● Brief
Where the word "dalpha" occurs in a line of the listing, please copy the line.

== == ==

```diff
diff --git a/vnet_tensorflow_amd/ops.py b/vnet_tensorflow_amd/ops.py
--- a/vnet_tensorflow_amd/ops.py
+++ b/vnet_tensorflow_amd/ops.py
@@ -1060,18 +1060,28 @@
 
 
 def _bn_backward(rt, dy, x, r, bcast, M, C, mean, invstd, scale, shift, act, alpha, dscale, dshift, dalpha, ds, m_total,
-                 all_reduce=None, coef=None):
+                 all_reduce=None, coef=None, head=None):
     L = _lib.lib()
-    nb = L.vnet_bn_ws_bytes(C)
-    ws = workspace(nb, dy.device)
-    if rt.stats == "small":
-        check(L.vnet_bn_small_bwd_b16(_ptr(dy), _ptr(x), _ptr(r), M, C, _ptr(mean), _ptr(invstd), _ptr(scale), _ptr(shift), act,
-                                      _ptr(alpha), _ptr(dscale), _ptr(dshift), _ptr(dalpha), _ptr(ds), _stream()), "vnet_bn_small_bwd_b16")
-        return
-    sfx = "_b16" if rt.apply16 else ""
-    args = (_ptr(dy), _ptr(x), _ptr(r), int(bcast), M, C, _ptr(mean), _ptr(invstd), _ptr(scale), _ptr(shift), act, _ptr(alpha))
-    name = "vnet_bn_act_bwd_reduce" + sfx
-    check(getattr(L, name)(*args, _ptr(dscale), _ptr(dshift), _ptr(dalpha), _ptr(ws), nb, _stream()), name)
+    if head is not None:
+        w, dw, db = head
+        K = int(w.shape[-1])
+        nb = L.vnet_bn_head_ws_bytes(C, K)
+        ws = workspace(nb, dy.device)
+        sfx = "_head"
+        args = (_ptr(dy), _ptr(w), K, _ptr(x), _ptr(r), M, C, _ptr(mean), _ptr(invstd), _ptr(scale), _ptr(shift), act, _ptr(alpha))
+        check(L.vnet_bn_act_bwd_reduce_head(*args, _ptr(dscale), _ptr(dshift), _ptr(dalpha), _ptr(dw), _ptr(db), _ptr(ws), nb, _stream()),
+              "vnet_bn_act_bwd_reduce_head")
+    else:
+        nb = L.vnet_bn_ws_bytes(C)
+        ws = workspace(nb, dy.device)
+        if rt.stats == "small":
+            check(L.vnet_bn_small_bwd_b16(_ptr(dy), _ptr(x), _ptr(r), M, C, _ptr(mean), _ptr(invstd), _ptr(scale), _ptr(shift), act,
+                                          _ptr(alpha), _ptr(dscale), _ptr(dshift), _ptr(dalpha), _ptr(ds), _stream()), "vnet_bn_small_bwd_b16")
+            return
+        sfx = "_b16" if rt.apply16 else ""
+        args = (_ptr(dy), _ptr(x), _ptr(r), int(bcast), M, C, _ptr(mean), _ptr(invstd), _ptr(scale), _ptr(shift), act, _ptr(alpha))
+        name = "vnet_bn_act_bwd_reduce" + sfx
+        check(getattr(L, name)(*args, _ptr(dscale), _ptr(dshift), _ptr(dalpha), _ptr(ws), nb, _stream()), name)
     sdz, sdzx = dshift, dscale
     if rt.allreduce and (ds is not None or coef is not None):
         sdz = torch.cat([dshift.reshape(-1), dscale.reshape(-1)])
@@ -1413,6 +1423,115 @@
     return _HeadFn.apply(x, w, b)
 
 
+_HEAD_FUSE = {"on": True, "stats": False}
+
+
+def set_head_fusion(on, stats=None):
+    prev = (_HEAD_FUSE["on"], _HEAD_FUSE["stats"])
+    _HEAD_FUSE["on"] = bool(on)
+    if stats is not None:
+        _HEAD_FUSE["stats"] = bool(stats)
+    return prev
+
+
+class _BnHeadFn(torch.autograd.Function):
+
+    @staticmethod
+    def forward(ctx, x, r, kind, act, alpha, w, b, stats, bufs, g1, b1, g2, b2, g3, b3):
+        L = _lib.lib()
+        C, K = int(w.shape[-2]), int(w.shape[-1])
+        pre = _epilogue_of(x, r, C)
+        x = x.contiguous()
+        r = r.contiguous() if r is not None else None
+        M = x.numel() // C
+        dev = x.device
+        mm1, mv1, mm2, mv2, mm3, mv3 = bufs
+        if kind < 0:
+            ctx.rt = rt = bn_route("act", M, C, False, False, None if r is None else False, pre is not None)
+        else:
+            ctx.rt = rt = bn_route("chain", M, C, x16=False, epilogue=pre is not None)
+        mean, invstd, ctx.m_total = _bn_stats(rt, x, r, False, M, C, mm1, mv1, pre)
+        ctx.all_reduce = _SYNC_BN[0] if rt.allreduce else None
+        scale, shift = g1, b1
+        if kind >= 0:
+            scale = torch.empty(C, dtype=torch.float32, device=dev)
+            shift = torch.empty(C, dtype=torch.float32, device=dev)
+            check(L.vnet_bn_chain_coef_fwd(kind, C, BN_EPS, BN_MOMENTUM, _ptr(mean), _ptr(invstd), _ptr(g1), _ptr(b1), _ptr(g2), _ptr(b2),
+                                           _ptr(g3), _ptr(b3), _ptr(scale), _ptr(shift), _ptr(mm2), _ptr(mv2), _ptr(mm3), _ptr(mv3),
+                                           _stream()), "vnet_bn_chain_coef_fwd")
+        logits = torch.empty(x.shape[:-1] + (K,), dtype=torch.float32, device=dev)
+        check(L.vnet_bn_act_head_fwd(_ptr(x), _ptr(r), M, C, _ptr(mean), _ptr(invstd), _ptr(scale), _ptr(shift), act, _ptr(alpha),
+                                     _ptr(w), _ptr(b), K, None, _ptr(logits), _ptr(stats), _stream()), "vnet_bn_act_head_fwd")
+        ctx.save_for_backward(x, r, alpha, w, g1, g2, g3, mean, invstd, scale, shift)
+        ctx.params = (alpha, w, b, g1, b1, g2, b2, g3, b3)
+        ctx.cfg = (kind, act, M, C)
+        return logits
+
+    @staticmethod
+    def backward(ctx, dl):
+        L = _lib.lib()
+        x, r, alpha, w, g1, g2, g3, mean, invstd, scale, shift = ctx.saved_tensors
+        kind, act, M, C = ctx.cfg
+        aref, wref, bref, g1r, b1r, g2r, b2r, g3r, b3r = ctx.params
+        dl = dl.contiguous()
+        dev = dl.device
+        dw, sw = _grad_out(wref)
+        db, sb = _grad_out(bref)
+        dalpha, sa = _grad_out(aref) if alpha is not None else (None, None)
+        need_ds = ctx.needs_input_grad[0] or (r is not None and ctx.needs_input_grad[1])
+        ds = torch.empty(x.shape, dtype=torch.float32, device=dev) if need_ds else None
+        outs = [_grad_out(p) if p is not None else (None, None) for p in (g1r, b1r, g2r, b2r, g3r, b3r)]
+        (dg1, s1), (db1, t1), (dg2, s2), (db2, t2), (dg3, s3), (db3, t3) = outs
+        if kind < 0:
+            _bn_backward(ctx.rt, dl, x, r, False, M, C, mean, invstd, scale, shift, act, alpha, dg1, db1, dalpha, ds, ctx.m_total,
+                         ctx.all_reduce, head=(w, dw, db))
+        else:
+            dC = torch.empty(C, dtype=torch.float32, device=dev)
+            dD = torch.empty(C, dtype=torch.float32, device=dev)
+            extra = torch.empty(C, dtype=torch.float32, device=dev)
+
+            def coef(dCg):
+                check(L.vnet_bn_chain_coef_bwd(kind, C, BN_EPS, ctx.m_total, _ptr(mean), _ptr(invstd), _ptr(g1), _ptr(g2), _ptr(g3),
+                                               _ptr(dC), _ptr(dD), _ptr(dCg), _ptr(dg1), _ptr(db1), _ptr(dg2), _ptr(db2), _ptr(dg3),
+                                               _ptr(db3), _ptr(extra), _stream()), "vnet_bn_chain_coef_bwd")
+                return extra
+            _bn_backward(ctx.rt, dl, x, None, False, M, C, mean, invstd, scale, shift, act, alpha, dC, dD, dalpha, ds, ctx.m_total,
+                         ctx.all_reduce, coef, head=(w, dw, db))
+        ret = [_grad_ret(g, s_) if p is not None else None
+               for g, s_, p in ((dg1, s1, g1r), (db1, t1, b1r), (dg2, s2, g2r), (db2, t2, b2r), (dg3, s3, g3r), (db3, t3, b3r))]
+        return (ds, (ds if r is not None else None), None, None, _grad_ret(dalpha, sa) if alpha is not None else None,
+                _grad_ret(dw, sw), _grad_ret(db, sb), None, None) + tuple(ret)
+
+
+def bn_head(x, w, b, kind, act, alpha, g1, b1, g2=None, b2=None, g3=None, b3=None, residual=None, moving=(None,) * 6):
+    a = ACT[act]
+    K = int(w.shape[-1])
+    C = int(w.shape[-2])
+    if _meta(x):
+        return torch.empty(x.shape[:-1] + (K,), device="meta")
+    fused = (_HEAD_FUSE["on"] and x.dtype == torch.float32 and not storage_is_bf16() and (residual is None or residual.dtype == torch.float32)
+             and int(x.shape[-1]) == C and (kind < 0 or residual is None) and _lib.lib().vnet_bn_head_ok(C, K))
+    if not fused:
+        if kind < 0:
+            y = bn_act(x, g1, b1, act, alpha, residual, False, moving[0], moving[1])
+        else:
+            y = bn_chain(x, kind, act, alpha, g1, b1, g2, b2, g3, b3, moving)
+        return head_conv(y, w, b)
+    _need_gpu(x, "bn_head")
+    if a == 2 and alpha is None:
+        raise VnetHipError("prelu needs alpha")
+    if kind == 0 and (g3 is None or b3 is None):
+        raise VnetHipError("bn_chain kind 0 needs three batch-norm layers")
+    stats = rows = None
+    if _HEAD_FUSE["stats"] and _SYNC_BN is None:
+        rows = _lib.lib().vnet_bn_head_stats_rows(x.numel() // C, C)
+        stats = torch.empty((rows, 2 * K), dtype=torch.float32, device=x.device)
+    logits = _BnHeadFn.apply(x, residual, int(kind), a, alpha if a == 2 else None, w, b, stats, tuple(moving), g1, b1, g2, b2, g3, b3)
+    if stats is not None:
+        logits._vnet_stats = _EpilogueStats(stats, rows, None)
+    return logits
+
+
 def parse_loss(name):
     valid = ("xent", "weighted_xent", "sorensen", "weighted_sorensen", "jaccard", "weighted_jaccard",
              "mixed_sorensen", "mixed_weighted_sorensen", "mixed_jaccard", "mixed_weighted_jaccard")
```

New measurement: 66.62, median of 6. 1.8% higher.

== == ==

● Response for this exercise
 def _bn_backward(rt, dy, x, r, bcast, M, C, mean, invstd, scale, shift, act, alpha, dscale, dshift, dalpha, ds, m_total,
-                                      _ptr(alpha), _ptr(dscale), _ptr(dshift), _ptr(dalpha), _ptr(ds), _stream()), "vnet_bn_small_bwd_b16")
-    check(getattr(L, name)(*args, _ptr(dscale), _ptr(dshift), _ptr(dalpha), _ptr(ws), nb, _stream()), name)
+        check(L.vnet_bn_act_bwd_reduce_head(*args, _ptr(dscale), _ptr(dshift), _ptr(dalpha), _ptr(dw), _ptr(db), _ptr(ws), nb, _stream()),
+                                          _ptr(alpha), _ptr(dscale), _ptr(dshift), _ptr(dalpha), _ptr(ds), _stream()), "vnet_bn_small_bwd_b16")
+        check(getattr(L, name)(*args, _ptr(dscale), _ptr(dshift), _ptr(dalpha), _ptr(ws), nb, _stream()), name)
+        dalpha, sa = _grad_out(aref) if alpha is not None else (None, None)
+            _bn_backward(ctx.rt, dl, x, r, False, M, C, mean, invstd, scale, shift, act, alpha, dg1, db1, dalpha, ds, ctx.m_total,
+            _bn_backward(ctx.rt, dl, x, None, False, M, C, mean, invstd, scale, shift, act, alpha, dC, dD, dalpha, ds, ctx.m_total,
+        return (ds, (ds if r is not None else None), None, None, _grad_ret(dalpha, sa) if alpha is not None else None,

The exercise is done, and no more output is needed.